» Task objective: Whenever a line of the listing contains the string "split", return that line.

******************************

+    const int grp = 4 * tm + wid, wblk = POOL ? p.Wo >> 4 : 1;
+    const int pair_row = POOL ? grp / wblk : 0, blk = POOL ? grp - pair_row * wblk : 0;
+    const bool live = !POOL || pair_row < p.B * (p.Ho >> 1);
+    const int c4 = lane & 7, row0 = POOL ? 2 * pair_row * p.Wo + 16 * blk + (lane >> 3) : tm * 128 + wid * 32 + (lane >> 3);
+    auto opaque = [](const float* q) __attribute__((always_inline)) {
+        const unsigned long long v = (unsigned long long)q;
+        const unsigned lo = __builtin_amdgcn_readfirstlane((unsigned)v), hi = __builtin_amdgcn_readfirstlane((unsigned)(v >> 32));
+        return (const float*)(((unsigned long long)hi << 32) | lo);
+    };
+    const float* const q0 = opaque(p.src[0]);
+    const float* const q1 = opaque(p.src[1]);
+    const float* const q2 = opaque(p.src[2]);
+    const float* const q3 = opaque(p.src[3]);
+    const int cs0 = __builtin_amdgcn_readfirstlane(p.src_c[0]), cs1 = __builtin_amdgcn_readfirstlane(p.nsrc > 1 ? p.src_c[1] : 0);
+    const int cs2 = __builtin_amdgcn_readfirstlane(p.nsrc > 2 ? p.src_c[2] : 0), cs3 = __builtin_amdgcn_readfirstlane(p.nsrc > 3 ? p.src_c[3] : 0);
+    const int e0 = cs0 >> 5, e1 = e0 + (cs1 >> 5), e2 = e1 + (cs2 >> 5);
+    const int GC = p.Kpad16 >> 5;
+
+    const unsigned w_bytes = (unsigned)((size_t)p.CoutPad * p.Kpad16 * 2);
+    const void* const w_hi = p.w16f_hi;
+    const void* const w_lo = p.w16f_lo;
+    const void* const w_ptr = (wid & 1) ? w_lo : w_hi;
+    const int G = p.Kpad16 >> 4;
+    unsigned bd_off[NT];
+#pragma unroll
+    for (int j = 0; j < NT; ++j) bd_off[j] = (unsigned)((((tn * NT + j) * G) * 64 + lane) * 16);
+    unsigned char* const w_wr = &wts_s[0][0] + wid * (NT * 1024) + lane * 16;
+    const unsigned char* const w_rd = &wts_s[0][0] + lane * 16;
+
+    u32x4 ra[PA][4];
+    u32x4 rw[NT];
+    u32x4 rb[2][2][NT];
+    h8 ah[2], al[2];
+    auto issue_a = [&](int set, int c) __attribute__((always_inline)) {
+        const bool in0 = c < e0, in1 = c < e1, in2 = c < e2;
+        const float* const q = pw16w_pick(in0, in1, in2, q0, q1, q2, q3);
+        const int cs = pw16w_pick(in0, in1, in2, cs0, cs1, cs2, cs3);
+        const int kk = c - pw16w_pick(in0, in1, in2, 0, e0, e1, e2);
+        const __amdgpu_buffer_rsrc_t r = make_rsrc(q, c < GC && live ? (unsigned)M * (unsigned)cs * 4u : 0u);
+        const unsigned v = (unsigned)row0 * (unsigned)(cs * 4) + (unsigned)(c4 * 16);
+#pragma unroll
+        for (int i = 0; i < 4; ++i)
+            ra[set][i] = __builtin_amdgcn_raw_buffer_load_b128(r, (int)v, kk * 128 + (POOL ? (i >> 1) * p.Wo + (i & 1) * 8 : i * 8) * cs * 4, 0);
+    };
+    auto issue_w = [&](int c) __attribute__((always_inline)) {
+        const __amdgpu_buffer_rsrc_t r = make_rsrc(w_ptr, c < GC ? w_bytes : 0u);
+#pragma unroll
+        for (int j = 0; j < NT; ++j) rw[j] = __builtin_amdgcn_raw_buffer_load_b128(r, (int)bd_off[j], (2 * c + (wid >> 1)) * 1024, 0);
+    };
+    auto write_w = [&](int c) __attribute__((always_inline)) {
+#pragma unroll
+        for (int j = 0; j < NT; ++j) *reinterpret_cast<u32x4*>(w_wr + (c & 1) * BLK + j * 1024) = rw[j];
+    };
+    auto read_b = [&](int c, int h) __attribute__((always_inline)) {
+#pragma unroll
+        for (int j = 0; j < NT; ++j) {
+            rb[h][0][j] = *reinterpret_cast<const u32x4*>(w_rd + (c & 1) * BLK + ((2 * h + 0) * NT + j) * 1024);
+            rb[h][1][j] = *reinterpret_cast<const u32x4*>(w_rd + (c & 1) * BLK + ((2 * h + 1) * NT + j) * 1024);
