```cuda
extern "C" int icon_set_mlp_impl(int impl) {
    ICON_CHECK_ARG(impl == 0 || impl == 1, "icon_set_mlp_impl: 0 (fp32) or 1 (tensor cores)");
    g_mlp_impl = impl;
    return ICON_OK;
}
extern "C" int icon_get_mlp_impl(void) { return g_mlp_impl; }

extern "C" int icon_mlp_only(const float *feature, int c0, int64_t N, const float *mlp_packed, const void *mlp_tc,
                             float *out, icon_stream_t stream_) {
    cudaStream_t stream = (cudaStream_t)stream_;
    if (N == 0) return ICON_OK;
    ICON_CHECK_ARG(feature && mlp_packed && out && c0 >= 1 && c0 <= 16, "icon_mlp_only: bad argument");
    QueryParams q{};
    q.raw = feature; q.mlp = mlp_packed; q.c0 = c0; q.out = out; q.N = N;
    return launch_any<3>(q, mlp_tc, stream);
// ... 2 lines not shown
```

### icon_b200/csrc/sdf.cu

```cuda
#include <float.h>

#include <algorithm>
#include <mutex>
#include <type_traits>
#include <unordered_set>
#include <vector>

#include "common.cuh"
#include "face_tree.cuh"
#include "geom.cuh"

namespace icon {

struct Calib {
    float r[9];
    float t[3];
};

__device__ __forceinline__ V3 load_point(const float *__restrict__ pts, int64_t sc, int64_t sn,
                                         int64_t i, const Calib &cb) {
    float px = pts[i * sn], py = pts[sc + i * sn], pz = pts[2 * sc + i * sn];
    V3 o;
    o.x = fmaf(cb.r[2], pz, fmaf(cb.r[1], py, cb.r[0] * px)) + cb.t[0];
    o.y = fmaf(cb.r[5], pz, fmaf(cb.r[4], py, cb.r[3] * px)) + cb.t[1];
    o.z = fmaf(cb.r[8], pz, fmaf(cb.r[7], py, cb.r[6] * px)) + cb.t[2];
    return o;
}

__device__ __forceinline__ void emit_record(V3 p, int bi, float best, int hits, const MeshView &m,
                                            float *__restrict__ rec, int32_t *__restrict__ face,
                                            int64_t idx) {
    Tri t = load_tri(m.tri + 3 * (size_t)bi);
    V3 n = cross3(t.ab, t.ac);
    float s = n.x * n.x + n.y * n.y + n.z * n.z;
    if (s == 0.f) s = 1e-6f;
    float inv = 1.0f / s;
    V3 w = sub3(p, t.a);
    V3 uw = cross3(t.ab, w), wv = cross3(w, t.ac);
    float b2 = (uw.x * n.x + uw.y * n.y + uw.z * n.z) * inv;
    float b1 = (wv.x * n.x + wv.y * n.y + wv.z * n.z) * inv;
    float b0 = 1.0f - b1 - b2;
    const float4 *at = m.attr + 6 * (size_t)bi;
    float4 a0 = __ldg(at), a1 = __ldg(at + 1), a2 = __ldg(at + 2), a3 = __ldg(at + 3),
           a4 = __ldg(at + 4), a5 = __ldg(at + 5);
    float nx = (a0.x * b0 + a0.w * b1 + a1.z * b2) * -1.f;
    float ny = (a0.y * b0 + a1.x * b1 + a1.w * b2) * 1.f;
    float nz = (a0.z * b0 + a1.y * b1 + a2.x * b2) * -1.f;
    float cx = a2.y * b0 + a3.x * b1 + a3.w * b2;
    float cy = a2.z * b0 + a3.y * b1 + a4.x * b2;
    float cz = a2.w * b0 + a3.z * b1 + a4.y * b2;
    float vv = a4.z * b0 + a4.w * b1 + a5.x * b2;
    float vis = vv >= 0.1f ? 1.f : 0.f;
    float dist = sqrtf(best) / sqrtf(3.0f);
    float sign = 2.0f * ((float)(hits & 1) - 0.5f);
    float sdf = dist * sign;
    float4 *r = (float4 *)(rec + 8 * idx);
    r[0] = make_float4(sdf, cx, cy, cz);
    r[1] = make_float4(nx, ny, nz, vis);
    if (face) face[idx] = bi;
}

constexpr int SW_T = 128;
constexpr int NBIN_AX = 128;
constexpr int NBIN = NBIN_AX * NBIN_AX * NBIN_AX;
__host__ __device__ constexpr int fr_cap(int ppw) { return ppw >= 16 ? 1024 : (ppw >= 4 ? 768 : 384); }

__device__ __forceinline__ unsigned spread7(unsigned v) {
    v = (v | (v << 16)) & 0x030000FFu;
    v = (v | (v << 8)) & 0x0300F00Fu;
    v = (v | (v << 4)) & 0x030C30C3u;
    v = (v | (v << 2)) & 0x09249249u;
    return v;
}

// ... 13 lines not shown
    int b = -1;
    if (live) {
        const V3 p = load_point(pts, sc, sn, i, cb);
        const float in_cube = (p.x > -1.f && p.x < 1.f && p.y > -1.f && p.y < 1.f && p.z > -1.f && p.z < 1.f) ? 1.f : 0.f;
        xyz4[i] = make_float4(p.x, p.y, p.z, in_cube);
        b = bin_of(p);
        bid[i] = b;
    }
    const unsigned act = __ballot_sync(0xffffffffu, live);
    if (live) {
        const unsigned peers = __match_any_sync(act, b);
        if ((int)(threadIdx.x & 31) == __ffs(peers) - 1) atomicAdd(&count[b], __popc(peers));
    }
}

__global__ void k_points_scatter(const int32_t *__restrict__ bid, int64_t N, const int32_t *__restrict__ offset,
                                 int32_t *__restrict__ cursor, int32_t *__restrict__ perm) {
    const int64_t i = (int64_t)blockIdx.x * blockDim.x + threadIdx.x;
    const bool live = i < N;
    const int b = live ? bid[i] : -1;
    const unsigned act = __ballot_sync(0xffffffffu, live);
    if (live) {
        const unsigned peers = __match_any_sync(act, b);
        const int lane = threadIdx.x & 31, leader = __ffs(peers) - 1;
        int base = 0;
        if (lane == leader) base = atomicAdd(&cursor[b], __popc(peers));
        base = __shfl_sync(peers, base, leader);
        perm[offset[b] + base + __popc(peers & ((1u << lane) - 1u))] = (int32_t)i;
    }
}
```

******************************

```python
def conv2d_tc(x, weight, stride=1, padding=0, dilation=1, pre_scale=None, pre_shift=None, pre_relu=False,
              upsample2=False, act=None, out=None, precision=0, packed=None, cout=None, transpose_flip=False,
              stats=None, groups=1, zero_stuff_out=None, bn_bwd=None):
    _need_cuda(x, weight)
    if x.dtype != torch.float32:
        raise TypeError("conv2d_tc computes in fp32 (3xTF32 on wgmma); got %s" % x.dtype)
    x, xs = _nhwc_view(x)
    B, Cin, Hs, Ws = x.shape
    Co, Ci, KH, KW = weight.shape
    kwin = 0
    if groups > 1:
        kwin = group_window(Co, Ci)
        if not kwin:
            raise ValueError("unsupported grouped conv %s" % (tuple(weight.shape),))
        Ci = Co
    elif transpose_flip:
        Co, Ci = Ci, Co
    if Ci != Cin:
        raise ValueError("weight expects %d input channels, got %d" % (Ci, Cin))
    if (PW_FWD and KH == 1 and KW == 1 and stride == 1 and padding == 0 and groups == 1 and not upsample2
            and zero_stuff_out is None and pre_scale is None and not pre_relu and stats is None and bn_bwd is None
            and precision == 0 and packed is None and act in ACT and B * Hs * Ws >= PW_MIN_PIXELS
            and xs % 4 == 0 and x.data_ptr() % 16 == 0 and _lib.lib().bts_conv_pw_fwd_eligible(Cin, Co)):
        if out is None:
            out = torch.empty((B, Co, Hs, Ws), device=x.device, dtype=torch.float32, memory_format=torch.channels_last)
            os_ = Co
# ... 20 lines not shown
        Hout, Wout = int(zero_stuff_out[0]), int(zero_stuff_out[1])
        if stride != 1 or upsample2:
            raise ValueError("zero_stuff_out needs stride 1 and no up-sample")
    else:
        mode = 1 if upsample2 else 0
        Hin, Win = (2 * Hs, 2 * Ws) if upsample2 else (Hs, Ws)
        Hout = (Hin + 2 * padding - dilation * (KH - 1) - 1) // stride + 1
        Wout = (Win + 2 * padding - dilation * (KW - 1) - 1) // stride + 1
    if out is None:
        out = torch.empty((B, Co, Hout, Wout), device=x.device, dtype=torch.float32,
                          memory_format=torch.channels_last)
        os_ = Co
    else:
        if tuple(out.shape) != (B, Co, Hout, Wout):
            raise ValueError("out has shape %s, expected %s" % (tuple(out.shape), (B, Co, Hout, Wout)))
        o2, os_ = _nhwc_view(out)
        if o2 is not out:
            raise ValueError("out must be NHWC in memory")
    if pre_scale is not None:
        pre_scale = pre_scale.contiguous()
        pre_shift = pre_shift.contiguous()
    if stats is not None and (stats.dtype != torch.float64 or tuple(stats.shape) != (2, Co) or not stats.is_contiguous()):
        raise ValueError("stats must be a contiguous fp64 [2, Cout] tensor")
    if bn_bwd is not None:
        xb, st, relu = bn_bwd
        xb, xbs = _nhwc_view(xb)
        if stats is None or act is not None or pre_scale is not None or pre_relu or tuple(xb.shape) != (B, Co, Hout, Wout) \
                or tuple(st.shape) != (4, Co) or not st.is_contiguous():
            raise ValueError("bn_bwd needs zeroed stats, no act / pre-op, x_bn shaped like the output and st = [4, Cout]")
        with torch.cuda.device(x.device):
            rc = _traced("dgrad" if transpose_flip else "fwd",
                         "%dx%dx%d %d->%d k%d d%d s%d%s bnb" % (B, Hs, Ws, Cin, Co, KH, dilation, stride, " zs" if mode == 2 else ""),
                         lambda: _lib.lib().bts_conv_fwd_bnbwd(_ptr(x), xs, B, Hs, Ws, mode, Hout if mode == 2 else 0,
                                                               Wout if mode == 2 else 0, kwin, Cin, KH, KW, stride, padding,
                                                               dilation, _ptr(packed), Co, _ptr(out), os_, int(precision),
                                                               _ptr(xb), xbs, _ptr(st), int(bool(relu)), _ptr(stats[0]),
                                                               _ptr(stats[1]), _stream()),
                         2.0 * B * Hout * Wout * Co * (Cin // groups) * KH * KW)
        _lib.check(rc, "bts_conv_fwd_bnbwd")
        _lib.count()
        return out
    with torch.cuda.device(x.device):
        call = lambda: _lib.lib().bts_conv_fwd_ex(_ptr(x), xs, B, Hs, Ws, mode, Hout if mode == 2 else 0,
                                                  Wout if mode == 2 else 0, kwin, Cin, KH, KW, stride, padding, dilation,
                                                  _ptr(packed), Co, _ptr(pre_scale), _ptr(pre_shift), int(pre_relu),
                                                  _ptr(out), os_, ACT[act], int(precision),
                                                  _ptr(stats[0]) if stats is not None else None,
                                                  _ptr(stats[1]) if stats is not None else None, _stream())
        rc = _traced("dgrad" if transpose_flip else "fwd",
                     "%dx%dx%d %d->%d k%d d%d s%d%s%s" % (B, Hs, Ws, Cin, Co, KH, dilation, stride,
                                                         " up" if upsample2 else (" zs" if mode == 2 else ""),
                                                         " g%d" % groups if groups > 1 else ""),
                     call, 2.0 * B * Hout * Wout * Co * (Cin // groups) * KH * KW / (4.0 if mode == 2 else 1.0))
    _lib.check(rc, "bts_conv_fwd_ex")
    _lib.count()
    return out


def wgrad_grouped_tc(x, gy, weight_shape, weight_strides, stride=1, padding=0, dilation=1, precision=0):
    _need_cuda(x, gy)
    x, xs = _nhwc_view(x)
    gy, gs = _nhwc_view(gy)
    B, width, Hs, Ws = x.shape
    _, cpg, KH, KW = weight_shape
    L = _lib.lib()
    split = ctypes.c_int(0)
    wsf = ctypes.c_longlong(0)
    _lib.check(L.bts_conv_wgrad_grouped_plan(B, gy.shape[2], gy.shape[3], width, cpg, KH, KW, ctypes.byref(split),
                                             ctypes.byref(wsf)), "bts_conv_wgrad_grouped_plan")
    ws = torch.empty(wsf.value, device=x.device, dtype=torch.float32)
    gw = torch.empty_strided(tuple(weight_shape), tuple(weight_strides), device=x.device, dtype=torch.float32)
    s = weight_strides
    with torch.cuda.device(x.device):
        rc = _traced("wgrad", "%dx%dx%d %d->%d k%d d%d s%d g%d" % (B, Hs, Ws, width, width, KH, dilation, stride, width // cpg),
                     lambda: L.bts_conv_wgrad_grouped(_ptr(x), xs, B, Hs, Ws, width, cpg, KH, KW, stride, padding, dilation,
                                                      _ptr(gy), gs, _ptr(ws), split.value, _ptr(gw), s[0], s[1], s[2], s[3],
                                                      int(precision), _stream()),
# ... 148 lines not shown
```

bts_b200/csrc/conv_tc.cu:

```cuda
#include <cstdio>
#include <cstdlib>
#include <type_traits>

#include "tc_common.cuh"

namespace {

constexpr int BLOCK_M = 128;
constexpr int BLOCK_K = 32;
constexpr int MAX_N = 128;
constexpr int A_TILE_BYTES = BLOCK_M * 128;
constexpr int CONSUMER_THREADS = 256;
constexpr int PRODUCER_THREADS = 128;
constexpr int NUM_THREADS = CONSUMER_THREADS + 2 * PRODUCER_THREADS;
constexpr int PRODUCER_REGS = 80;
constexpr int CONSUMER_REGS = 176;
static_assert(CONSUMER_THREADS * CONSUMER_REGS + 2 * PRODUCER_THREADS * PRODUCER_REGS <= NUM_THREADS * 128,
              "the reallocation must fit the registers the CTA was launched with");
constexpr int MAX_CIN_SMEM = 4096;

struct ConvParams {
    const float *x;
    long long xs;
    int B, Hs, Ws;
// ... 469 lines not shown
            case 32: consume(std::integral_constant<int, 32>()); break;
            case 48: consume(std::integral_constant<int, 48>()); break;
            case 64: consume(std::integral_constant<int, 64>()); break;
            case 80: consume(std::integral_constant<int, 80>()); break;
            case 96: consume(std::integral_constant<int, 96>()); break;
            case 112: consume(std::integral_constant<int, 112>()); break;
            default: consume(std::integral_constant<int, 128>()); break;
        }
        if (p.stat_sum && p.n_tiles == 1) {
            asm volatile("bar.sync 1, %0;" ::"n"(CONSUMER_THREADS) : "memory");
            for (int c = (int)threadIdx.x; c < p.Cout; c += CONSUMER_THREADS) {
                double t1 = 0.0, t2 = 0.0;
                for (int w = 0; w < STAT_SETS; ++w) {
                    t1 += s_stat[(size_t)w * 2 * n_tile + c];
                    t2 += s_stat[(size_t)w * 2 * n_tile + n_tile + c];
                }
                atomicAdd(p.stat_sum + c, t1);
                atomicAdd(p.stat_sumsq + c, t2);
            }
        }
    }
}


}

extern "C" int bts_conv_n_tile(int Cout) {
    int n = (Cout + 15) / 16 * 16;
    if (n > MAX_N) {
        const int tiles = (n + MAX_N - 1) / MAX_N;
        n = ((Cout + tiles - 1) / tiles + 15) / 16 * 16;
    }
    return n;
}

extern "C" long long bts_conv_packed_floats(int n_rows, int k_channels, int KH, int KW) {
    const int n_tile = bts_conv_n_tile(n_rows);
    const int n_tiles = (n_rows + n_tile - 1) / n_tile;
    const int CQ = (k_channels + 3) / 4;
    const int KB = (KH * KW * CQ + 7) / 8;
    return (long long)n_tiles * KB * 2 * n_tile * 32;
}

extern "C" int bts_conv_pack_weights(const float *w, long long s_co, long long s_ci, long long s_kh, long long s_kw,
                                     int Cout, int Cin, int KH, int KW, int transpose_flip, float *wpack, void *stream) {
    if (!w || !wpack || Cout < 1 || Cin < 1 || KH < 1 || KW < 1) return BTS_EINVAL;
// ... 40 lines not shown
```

******************************

» Your response:
    split = ctypes.c_int(0)
    _lib.check(L.bts_conv_wgrad_grouped_plan(B, gy.shape[2], gy.shape[3], width, cpg, KH, KW, ctypes.byref(split),
                                                      _ptr(gy), gs, _ptr(ws), split.value, _ptr(gw), s[0], s[1], s[2], s[3],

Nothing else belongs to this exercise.